Лежу ночью и представляю, как в наш домик приносит письмо почтальон Анри – тот, который носил почту до войны. Если он, конечно, жив остался. Вон он кричит: мадам, вам письмо из России, то есть, из Советского Союза… И Мари бежит со всех ног, открывает письмо прямо у ворот, и читает, и плачет…
Пауза.
Проходит время, месяца полтора-два, зовёт председатель и давай меня ругать. Дескать, подвёл я его. Поругал, а потом рукой махнул: чего с меня взять? Езжай, говорит, в Орёл, в комитет безопасности.
Ну, не впервой мне – приехал. Бояться – не боялся. Арестовывать – так в Липовице бы и взяли. А так – приехал с повесткой.
Провели в кабинет. Капитан на меня посмотрел, открыл какую-то папку, достаёт бумагу и мне даёт.
Я гляжу – а это почерк Мари. Письмо… Ну, кое-как прочитал. Французский-то я забывать стал… Главное – понял, живы они, здоровы. И ещё понял – что карточка должна быть, фотография.
Спрашиваю капитана. Он вздохнул, показывает карточку.
Я гляжу: а Кати-то моя – взрослая барышня. Ну, точь в точь – Мари, когда я её в Париже встретил…
Сижу, смотрю, насмотреться не могу. А капитан мне говорит: всё, свободен. А письмо с карточкой – забрал и в папку положил.
Со мной прямо плохо сделалось. Давай я капитана просить – чтоб хоть карточку позволил взять. А тот: не могу, всё в твоём деле. Вещдоки. Уходи, мол, добром.
А я сижу, и так на душе моей горько, что словами не описать.
И тут капитан мне говорит: ладно, приходи в шесть часов, посмотрим…
Проболтался я по городу до вечера, прихожу. Капитан меня встречает и даёт карточку. И говорит: копию для тебя сделали, начальство разрешило. Ты, говорит, у нас знаменитость со своей французской роднёй…
Повел он меня в большой кабинет, к генералу. И начали они меня расспрашивать. Ну, я им всё рассказал. Так же, как вам, примерно. Чего мне скрывать? Я за эти годы столько понарассказывал, что можно, наверное, книжный том напечатать.
Потом, вижу, они меня не для протокола – просто из своего интереса. Чаю мне налили – и слушают. А я что – коли не посадят снова, и хорошо.

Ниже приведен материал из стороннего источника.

-    else scatter_tile<true>(blockIdx.x - tiles, count_ptr, nullptr, shadow, shadow_sums, shadow_queue, shadow_count);
-}
-
-__global__ __launch_bounds__(BLOCK) void k_repack(const uint32_t *__restrict__ count_ptr, const uint32_t *__restrict__ queue,
-                                                  DevPaths from, DevPaths to, uint32_t *__restrict__ pid) {
-    const uint32_t n = *count_ptr;
-    for (uint32_t j = blockIdx.x * BLOCK + threadIdx.x; j < n; j += gridDim.x * BLOCK) {
-        const uint32_t q = queue[j];
-        const float4 o = ld_stream(&from.O[q]), d = ld_stream(&from.D[q]);
-        const float2 c = ld_stream(&from.C[q]);
-        st_stream(&to.O[j], o); st_stream(&to.D[j], d); st_stream(&to.C[j], c);
-        pid[j] = q;
-    }
+    if (blockIdx.x < tiles) scatter_tile<true>(blockIdx.x, count_ptr, alive, tile_sums, next_queue, next_count);
+    else scatter_tile<true>(blockIdx.x - tiles, count_ptr, shadow, shadow_sums, shadow_queue, shadow_count);
 }
 
 template <int N>
@@ -352,7 +329,7 @@
 __global__ __launch_bounds__(TILE_WORDS) void k_ad_scatter(const uint32_t *__restrict__ count_ptr, const uint64_t *__restrict__ ballot,
                                                            const uint32_t *__restrict__ tile_sums, uint32_t *__restrict__ list,
                                                            uint32_t *__restrict__ n_active) {
-    scatter_tile<false>(blockIdx.x, count_ptr, nullptr, ballot, tile_sums, list, n_active);
+    scatter_tile<false>(blockIdx.x, count_ptr, ballot, tile_sums, list, n_active);
 }
 
 __global__ __launch_bounds__(BLOCK) void k_ad_raygen(ptmi_camera cam, DevBand band, const uint32_t *__restrict__ list,
@@ -497,7 +474,7 @@
                            const uint32_t *ys, const uint32_t *frames, DevPaths p) {
     hipLaunchKernelGGL(k_raygen_list, dim3((n + BLOCK - 1) / BLOCK), dim3(BLOCK), 0, s, cam, n, xs, ys, frames, p);
 }
-void pt_launch_compact(hipStream_t s, int tiles, const uint32_t *queue, const uint32_t *count,
+void pt_launch_compact(hipStream_t s, int tiles, const uint32_t *count,
                        const uint64_t *alive_mask, const uint64_t *shadow_mask, uint32_t *tile_sums,
                        uint32_t *next_queue, uint32_t *next_count, uint32_t *shadow_queue, uint32_t *shadow_count,
                        unsigned long long *stats, uint32_t bounce, int do_scatter) {
@@ -506,21 +483,17 @@
                        shadow_sums, stats, bounce);
 #ifndef PT_NO_SCATTER2
     if (do_scatter && shadow_mask) {
-        hipLaunchKernelGGL(k_scatter2, dim3(2 * tiles), dim3(TILE_WORDS), 0, s, (uint32_t)tiles, count, queue, alive_mask, shadow_mask,
+        hipLaunchKernelGGL(k_scatter2, dim3(2 * tiles), dim3(TILE_WORDS), 0, s, (uint32_t)tiles, count, alive_mask, shadow_mask,
                            tile_sums, shadow_sums, next_queue, next_count, shadow_queue, shadow_count);
         return;
     }
 #endif
     if (do_scatter)
-        hipLaunchKernelGGL(k_scatter, dim3(tiles), dim3(TILE_WORDS), 0, s, count, queue, alive_mask, tile_sums,
+        hipLaunchKernelGGL(k_scatter, dim3(tiles), dim3(TILE_WORDS), 0, s, count, alive_mask, tile_sums,
                            next_queue, next_count);
     if (shadow_mask)
-        hipLaunchKernelGGL(k_scatter_packed, dim3(tiles), dim3(TILE_WORDS), 0, s, count, shadow_mask, shadow_sums, shadow_queue,
+        hipLaunchKernelGGL(k_scatter, dim3(tiles), dim3(TILE_WORDS), 0, s, count, shadow_mask, shadow_sums, shadow_queue,
                            shadow_count);
-}
-void pt_launch_repack(hipStream_t s, int blocks, const uint32_t *count, const uint32_t *queue, DevPaths from, DevPaths to,
-                      uint32_t *pid) {
-    hipLaunchKernelGGL(k_repack, dim3(blocks), dim3(BLOCK), 0, s, count, queue, from, to, pid);
 }
 void pt_launch_accumulate(hipStream_t s, int blocks, DevPixels px, uint32_t n_frames, const float *L, uint32_t l_stride, float4 *out) {
     if (px.list)
diff --git a/wgpu-path-tracing_amd/csrc/pt_device.h b/wgpu-path-tracing_amd/csrc/pt_device.h
--- a/wgpu-path-tracing_amd/csrc/pt_device.h
+++ b/wgpu-path-tracing_amd/csrc/pt_device.h
@@ -63,13 +63,14 @@
 };
 
 PT_HD bool pt_plays_roulette(uint32_t bounce) { return bounce > 2u; }
-inline uint32_t pt_repack_bounce() { uint32_t b = 0; while (!pt_plays_roulette(b)) b++; return b; }
 
 struct ShadeParams {
     uint32_t bounce, max_bounces, do_mis;
     unsigned long long *stats;
     uint32_t emit_records;
     const uint32_t *pid;
+    DevPaths next;
+    uint32_t *next_pid;
 };
 
 enum { PT_VARIANT_GLOBAL = 1, PT_VARIANT_LDS = 2, PT_VARIANT_LDS_NODES = 3,
@@ -163,9 +164,7 @@
                           const uint32_t *count, const float2 *hits, DevShadow sh, uint64_t *alive_mask,
                           uint64_t *shadow_mask, ShadeParams sp, float4 *aov = nullptr);
 uint32_t pt_compact_tile_slots(void);
-void pt_launch_repack(hipStream_t s, int blocks, const uint32_t *count, const uint32_t *queue, DevPaths from, DevPaths to,
-                      uint32_t *pid);
-void pt_launch_compact(hipStream_t s, int tiles, const uint32_t *queue, const uint32_t *count,
+void pt_launch_compact(hipStream_t s, int tiles, const uint32_t *count,
                        const uint64_t *alive_mask, const uint64_t *shadow_mask, uint32_t *tile_sums,
                        uint32_t *next_queue, uint32_t *next_count, uint32_t *shadow_queue, uint32_t *shadow_count,
                        unsigned long long *stats, uint32_t bounce, int do_scatter);
diff --git a/wgpu-path-tracing_amd/csrc/ptmi_api.hip b/wgpu-path-tracing_amd/csrc/ptmi_api.hip
--- a/wgpu-path-tracing_amd/csrc/ptmi_api.hip
+++ b/wgpu-path-tracing_amd/csrc/ptmi_api.hip
@@ -41,8 +41,8 @@
     float2 *hits = nullptr;
     DevShadow sh[2]{};
     uint32_t *queue[2] = {nullptr, nullptr}, *sq[2] = {nullptr, nullptr};
-    DevPaths tail{};
-    uint32_t *pid = nullptr;
+    DevPaths paths1{};
+    uint32_t *pid[2] = {nullptr, nullptr};
     uint64_t *alive = nullptr, *shadowm = nullptr;
     size_t mask_words = 0;
     uint32_t *word_off = nullptr, *counts = nullptr;
@@ -186,7 +186,7 @@
     dfree(ln.paths.O); dfree(ln.paths.D); dfree(ln.paths.C); dfree(ln.paths.L);
     dfree(ln.hits);
     for (int k = 0; k < 2; k++) { dfree(ln.sh[k].SO); ln.sh[k].SD = nullptr; ln.sh[k].SC = nullptr; dfree(ln.sq[k]); }
-    dfree(ln.tail.O); dfree(ln.tail.D); dfree(ln.tail.C); dfree(ln.pid);
+    dfree(ln.paths1.O); dfree(ln.paths1.D); dfree(ln.paths1.C); dfree(ln.pid[0]); dfree(ln.pid[1]);
     dfree(ln.queue[0]); dfree(ln.queue[1]); dfree(ln.alive); dfree(ln.shadowm); dfree(ln.word_off); dfree(ln.d_occ);
     dfree(ln.aov);
     ln.cap = 0;
@@ -199,10 +199,7 @@
     return e;
 }
 
-constexpr size_t kBytesPerPath = 16 + 16 + 8 + 16 + 8 + 2 * (16 + 16 + sizeof(rgb_sc) + 4) + (16 + 16 + 8 + 4) + 2 * 4 + 1 + 1;
-#ifndef PT_REPACK
-#define PT_REPACK 1
-#endif
+constexpr size_t kBytesPerPath = 16 + 16 + 8 + 16 + 8 + 2 * (16 + 16 + sizeof(rgb_sc) + 4) + (16 + 16 + 8) + 2 * 4 + 2 * 4 + 1 + 1;
 constexpr size_t kAovBytesPerPath = 32;
 size_t bytes_per_path(bool aov) { return kBytesPerPath + (aov ? kAovBytesPerPath : 0); }
 
@@ -226,7 +223,8 @@
         ln.sh[k].SD = ln.sh[k].SO + cap; ln.sh[k].SC = reinterpret_cast<rgb_sc *>(ln.sh[k].SO + 2 * cap); ln.sh[k].cap = (uint32_t)cap;
         ALLOC(ln.sq[k], cap * 4);
     }
-    ALLOC(ln.tail.O, cap * 16); ALLOC(ln.tail.D, cap * 16); ALLOC(ln.tail.C, cap * 8); ALLOC(ln.pid, cap * 4);
+    ALLOC(ln.paths1.O, cap * 16); ALLOC(ln.paths1.D, cap * 16); ALLOC(ln.paths1.C, cap * 8);
+    ALLOC(ln.pid[0], cap * 4); ALLOC(ln.pid[1], cap * 4);
     ALLOC(ln.queue[0], cap * 4); ALLOC(ln.queue[1], cap * 4);
     ALLOC(ln.alive, words * 8); ALLOC(ln.shadowm, words * 8); ln.mask_words = words;
     ALLOC(ln.word_off, 2 * tiles * 4);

А генерал потом говорит мне: ты, Иван, прямо как тот Афанасий Никитин… Тут я вспомнил, как Нина Николаевна рассказывала про того Афанасия, который за три моря в Индию ходил… А я, выходит, не в Индию, а и в Африку, и во Францию, и почти что до Сахалина дошел. Ну, и моря у меня другие: Черное, Средиземное, да ещё Байкал за море сойдёт, хоть я его только в щёлку и видел… Жалко, до холодного моря Охотского не доехал чуток, рядом был, да не вышло.
В общем, возвратился я в Липовицу с карточкой, племяннице показал, на могилку к родителям сходил – похвастаться… С тех пор так и жил – счастливый. Да что мне ещё и нужно-то было: только и знать, что девочки мои живы и здоровы.

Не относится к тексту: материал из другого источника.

+  Fr29 accn = one_t, accd = one_t;
+  unrolled<0, E>([&](auto ec) {
+    constexpr int e = decltype(ec)::value;
+    const uint64_t i = base + e;
+    d[e] = one_t;
+    if (i > 0 && i < a.n) {
+      Fr29 num, den;
+      perm_row(a, k, i - 1, &num, &den);
+      if (is_zero29(den)) *flag = 1;
+      else d[e] = den;
+      accn = Fr29::mul(accn, num);
+      accd = Fr29::mul(accd, d[e]);
+    }
+    v[e] = accn;
+  });
+  Fr29 ntot, dtot;
+  ps_lanes_both(accn, accd, shp, shs, t, one_t, &ntot, &dtot);
+  if (t == 0) {
+    stf(totals + blockIdx.x, ntot.to_fr());
+    stf(totals + nb + blockIdx.x, dtot.to_fr());
+  }
+  unrolled<0, E>([&](auto ec) {
+    constexpr int e = E - 1 - decltype(ec)::value;
+    const uint64_t i = base + e;
+    if (i < a.n) {
+      stf(a.num + i, Fr29::mul(accn, v[e]).to_fr());
+      stf(a.den + i, accd.to_fr());
+    }
+    accd = Fr29::mul(accd, d[e]);
+  });
+}
+__global__ void __launch_bounds__(SCAN_T) gp_totals_kernel(Fr* __restrict__ totals, uint32_t nb, uint32_t per, PScanArgs a) {
+  __shared__ uint32_t shp[9][SCAN_T], shs[9][SCAN_T], shinv[9];
+  const int t = threadIdx.x;
+  Fr* const tn = totals;
+  const Fr* const td = totals + nb;
+  const Fr29 one_t = tw29(a.one_t);
+  Fr29 accn = one_t, accd = one_t;
+  for (uint32_t j = 0; j < per; ++j) {
+    const uint32_t i = t * per + j;
+    if (i < nb) {
+      accn = Fr29::mul(accn, ld29_(tn + i));
+      accd = Fr29::mul(accd, ld29_(td + i));
+    }
+  }
+  Fr29 ntot, dtot;
+  ps_lanes_both(accn, accd, shp, shs, t, one_t, &ntot, &dtot);
+  if (t == 0) {
+    const Fr29 r = fr29_inv_gcd_tw(dtot);
+#pragma unroll
+    for (int i = 0; i < 9; ++i) shinv[i] = r.l[i];
+  }
+  __syncthreads();
+  Fr29 inv;
+#pragma unroll
+  for (int i = 0; i < 9; ++i) inv.l[i] = shinv[i];
+  for (uint32_t j = 0; j < per; ++j) {
+    const uint32_t i = t * per + j;
+    if (i < nb) {
+      const Fr29 x = ld29_(tn + i);
+      stf(tn + i, accn.to_fr());
+      accn = Fr29::mul(accn, x);
+    }
+  }
+  accd = Fr29::mul(Fr29::mul(accd, inv), tw29(a.one_r));
+  for (uint32_t j = per; j-- > 0;) {
+    const uint32_t i = t * per + j;
+    if (i < nb) {
+      stf(tn + i, Fr29::mul(ld29_(tn + i), accd).to_fr());
+      accd = Fr29::mul(accd, ld29_(td + i));
+    }
+  }
+}
+__global__ void __launch_bounds__(256) gp_apply_kernel(const Fr* a, const Fr* b, Fr* z, uint64_t n, const Fr* __restrict__ totals,
+                                                       uint32_t block_log) {
+  const uint64_t i = (uint64_t)blockIdx.x * blockDim.x + threadIdx.x;
+  if (i >= n) return;
+  const Fr29 c = ld29_(totals + (i >> block_log));
+  stf(z + i, Fr29::mul(Fr29::mul(ld29_(a + i), ld29_(b + i)), c).to_fr());
 }
 __global__ void mul_arrays_kernel(Fr* __restrict__ a, const Fr* __restrict__ b, uint64_t n, int* zero_flag) {
   const uint64_t i = (uint64_t)blockIdx.x * blockDim.x + threadIdx.x;
@@ -773,6 +899,111 @@
   }
 }
 
+static inline int lrscan_e(uint64_t len) { return len <= (1ull << 17) ? 2 : 4; }
+template <int E>
+__global__ void __launch_bounds__(SCAN_T) lincomb_ruffini_block_kernel(LinCombArgsD a, MulPowArgs m, Fr* __restrict__ scratch,
+                                                                       Fr* __restrict__ totals, uint32_t nb) {
+  __shared__ Fr sh[SCAN_T];
+  const int t = threadIdx.x;
+  const uint64_t base = (uint64_t)blockIdx.x * (SCAN_T * E) + (uint64_t)t * E;
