int build_conv_args(ConvArgs& a, const void* d_x, long long x_pixel_stride, int in_groups, const void* d_wpack,
                    int n_pad, const float* d_wscale, const float* d_bias, int N, int B, int H, int W, int kh, int kw,
                    int block_n, int epilogue, int activation, float out_scale, void* d_y0, long long y0_pixel_stride,
                    void* d_y1, long long y1_pixel_stride, float* d_f32, long long f32_batch_stride,
                    long long f32_channel_stride, int f32_accumulate, float* d_gru_h, float* d_gru_z, int gru_channels,
                    float* d_nhwc, int nhwc_pixel_stride, float* d_stats, const void* d_res, long long res_pixel_stride,
                    int res_activation, int s2d) {
  if (!d_x || !d_wpack || !d_wscale) return OFLOW_E_NULL;
  if (B <= 0 || H <= 0 || W <= 0 || N <= 0 || in_groups <= 0 || n_pad < N || n_pad % block_n) return OFLOW_E_SHAPE;
  if (activation < 0 || activation > 3 || res_activation < 0 || res_activation > 3 || epilogue < 0 || epilogue > 2)
    return OFLOW_E_MODE;
  if ((x_pixel_stride & 15) || ((uintptr_t)d_x & 15) || ((uintptr_t)d_wpack & 15)) return OFLOW_E_ALIGN;
  if (epilogue == 0 && !d_y0 && !d_f32 && !d_nhwc && !d_stats) return OFLOW_E_NULL;
  if (epilogue != 0 && (!d_y0 || !d_gru_h || !d_gru_z || gru_channels <= 0 || gru_channels % 8)) return OFLOW_E_NULL;
  if (epilogue != 0 && (((uintptr_t)d_gru_h & 15) || ((uintptr_t)d_gru_z & 15))) return OFLOW_E_ALIGN;
  if (epilogue == 1 && N != 2 * gru_channels) return OFLOW_E_SHAPE;
  if (epilogue == 2 && N != gru_channels) return OFLOW_E_SHAPE;
  if (epilogue != 0 && (d_nhwc || d_stats || d_res || s2d)) return OFLOW_E_MODE;
  if (s2d && ((H | W) & 1 || N % 8)) return OFLOW_E_SHAPE;
  if (d_nhwc && (nhwc_pixel_stride < N || ((uintptr_t)d_nhwc & 15) || (nhwc_pixel_stride & 3))) return OFLOW_E_ALIGN;
  if ((d_y0 && ((y0_pixel_stride & 127) || ((uintptr_t)d_y0 & 15))) ||
      (d_y1 && ((y1_pixel_stride & 127) || ((uintptr_t)d_y1 & 15))) ||
      (d_res && ((res_pixel_stride & 127) || ((uintptr_t)d_res & 15))))
    return OFLOW_E_ALIGN;
  a = ConvArgs{};
  a.x = static_cast<const uint8_t*>(d_x);
  a.xps = x_pixel_stride;
  a.kg = in_groups;
  a.w = static_cast<const uint8_t*>(d_wpack);
  a.npad = n_pad;
  a.wsc = d_wscale;
  a.bias = d_bias;
  a.N = N;
  a.B = B;
  a.H = H;
  a.W = W;
  a.tiles_x = (W + kTX - 1) / kTX;
  a.tiles_y = (H + kTY - 1) / kTY;
  a.act = activation;
  a.oscale = out_scale;
  a.y0 = static_cast<uint8_t*>(d_y0);
  a.y0ps = y0_pixel_stride;
  a.y1 = static_cast<uint8_t*>(d_y1);
  a.y1ps = y1_pixel_stride;
  a.f = d_f32;
  a.fbs = f32_batch_stride;
  a.fcs = f32_channel_stride;
  a.faccum = f32_accumulate;
  a.h = d_gru_h;
  a.z = d_gru_z;
  a.gch = gru_channels;
  a.fn = d_nhwc;
  a.fnps = nhwc_pixel_stride;
  a.stats = d_stats;
  a.res = static_cast<const uint8_t*>(d_res);
  a.resps = res_pixel_stride;
  a.res_act = res_activation;
  a.s2d = s2d;
  a.cin = in_groups * 32;
  const long long wbytes = (long long)in_groups * kh * kw * n_pad * 128;
  if (wbytes >= (1ll << 31) || (long long)H * W * x_pixel_stride >= (1ll << 31)) return OFLOW_E_SHAPE;
  a.wbytes = static_cast<int>(wbytes);
  a.exp_flags = g_conv_exp_flags;
  (void)block_n;
  return OFLOW_OK;
}

}
OFLOW_RANGE_FLAG_SETTER(conv)
}

using namespace oflow;

extern "C" int oflow_conv_s32_ex5(const void* d_x, long long x_pixel_stride, int in_groups, const void* d_wpack,
                                  int n_pad, const float* d_wscale, const float* d_bias, int N, int B, int H, int W, int kh,
                                  int kw, int block_n, int epilogue, int activation, float out_scale, void* d_y0,
                                  long long y0_pixel_stride, void* d_y1, long long y1_pixel_stride, float* d_f32,
                                  long long f32_batch_stride, long long f32_channel_stride, int f32_accumulate,
                                  float* d_gru_h, float* d_gru_z, int gru_channels, float* d_nhwc, int nhwc_pixel_stride,
                                  float* d_stats, const void* d_res, long long res_pixel_stride, int res_activation,
                                  int s2d, int in_format, const float* d_in_scale, const float* d_in_shift,
                                  const float* d_addend, long long addend_pixel_stride, const void* d_wfrag,
                                  float* d_ksplit_slab, unsigned* d_ksplit_ctr, long long ksplit_tiles, void* stream);

extern "C" int oflow_conv_s32_ex4(const void* d_x, long long x_pixel_stride, int in_groups, const void* d_wpack,
                                  int n_pad, const float* d_wscale, const float* d_bias, int N, int B, int H, int W, int kh,
                                  int kw, int block_n, int epilogue, int activation, float out_scale, void* d_y0,
                                  long long y0_pixel_stride, void* d_y1, long long y1_pixel_stride, float* d_f32,
                                  long long f32_batch_stride, long long f32_channel_stride, int f32_accumulate,
                                  float* d_gru_h, float* d_gru_z, int gru_channels, float* d_nhwc, int nhwc_pixel_stride,
                                  float* d_stats, const void* d_res, long long res_pixel_stride, int res_activation,
                                  int s2d, int in_format, const float* d_in_scale, const float* d_in_shift,
                                  const float* d_addend, long long addend_pixel_stride, const void* d_wfrag, void* stream) {
  return oflow_conv_s32_ex5(d_x, x_pixel_stride, in_groups, d_wpack, n_pad, d_wscale, d_bias, N, B, H, W, kh, kw,
                            block_n, epilogue, activation, out_scale, d_y0, y0_pixel_stride, d_y1, y1_pixel_stride,
                            d_f32, f32_batch_stride, f32_channel_stride, f32_accumulate, d_gru_h, d_gru_z, gru_channels,
                            d_nhwc, nhwc_pixel_stride, d_stats, d_res, res_pixel_stride, res_activation, s2d, in_format,
                            d_in_scale, d_in_shift, d_addend, addend_pixel_stride, d_wfrag, nullptr, nullptr, 0, stream);
}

Ну, а через год стал у меня живот болеть. Болит, не проходит. Оказалось, плохая болезнь с коротким таким названием… Сделали мне в Орле операцию, и протянул я еще полтора года.
А потом схоронила меня племянница. Здесь, на кладбище нашем, на липовецком. Все мы тут: и я, и отец с матерью, и помещик наш, батюшка Нины Николаевны, и отец Григорий. Отсюда, с могилки моей, вся округа видна как на ладони: и земли нашей русской – во все стороны – видимо-невидимо…
Пауза.
Ну, вот она и подошла, племянница. Выросла при советской власти, а на кладбище крестится… Садится на бугорок, молчит, думает о чём-то своём. Забот, поди, полон рот. Муж, дети, работа – жизнь нелёгкая.

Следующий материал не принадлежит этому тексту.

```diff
@@ -448,6 +524,24 @@
         if constexpr (GRID) sh.cost[3][lane] = grid_acc.G;
         else if constexpr (COST) sh.cost[3][lane] = 0.0;
     }
+    if constexpr (DRAIN && COST) {
+        if (wv < 2) {
+            const R4Drain d = drain_of_launch();
+            if (d.on) {
+                double* const slots = r4_drain_slots(sh, nblocks);
+                const int lane = r4_lane<kFreshLane>(A).lane;
+                pc_wait_for(seq_store, nblocks - 1);
+                for (int i = 0; i < 2; ++i) {
+                    const R4Deal t = wv == 0 ? (i == 0 ? d.noise : R4Deal{0, 0, 0}) : (i == 0 ? d.dyn0 : d.dyn1);
+                    if (t.n == 0) break;
+                    pc_wait_for(seq_ready, t.b + 1);
+                    r4_drain_task<MODEL>(A, sh, slots, t, lane);
+                    pc_publish(&sh.seq[5 + wv], i + 1);
+                }
+            }
+            early_fetch();
+        }
+    }
     if (A.prio_rotate) __builtin_amdgcn_s_setprio(0);
     if constexpr (COST) {
         const int R = (H - 1) * UD;
```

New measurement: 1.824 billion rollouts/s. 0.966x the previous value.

Вот она посидит так ещё немного – и пойдёт домой. Жить дальше. Живые – живут. Как могут. А нам остаётся только – смотреть им вослед да желать удачи.
Чего и вам желаю. Как говорится, будьте здоровы, живите богато. Это я вам говорю, орловский мужик, француз Иван Журавлев. Который полмира обошёл, а помирать возвратился в свою родную Липовицу…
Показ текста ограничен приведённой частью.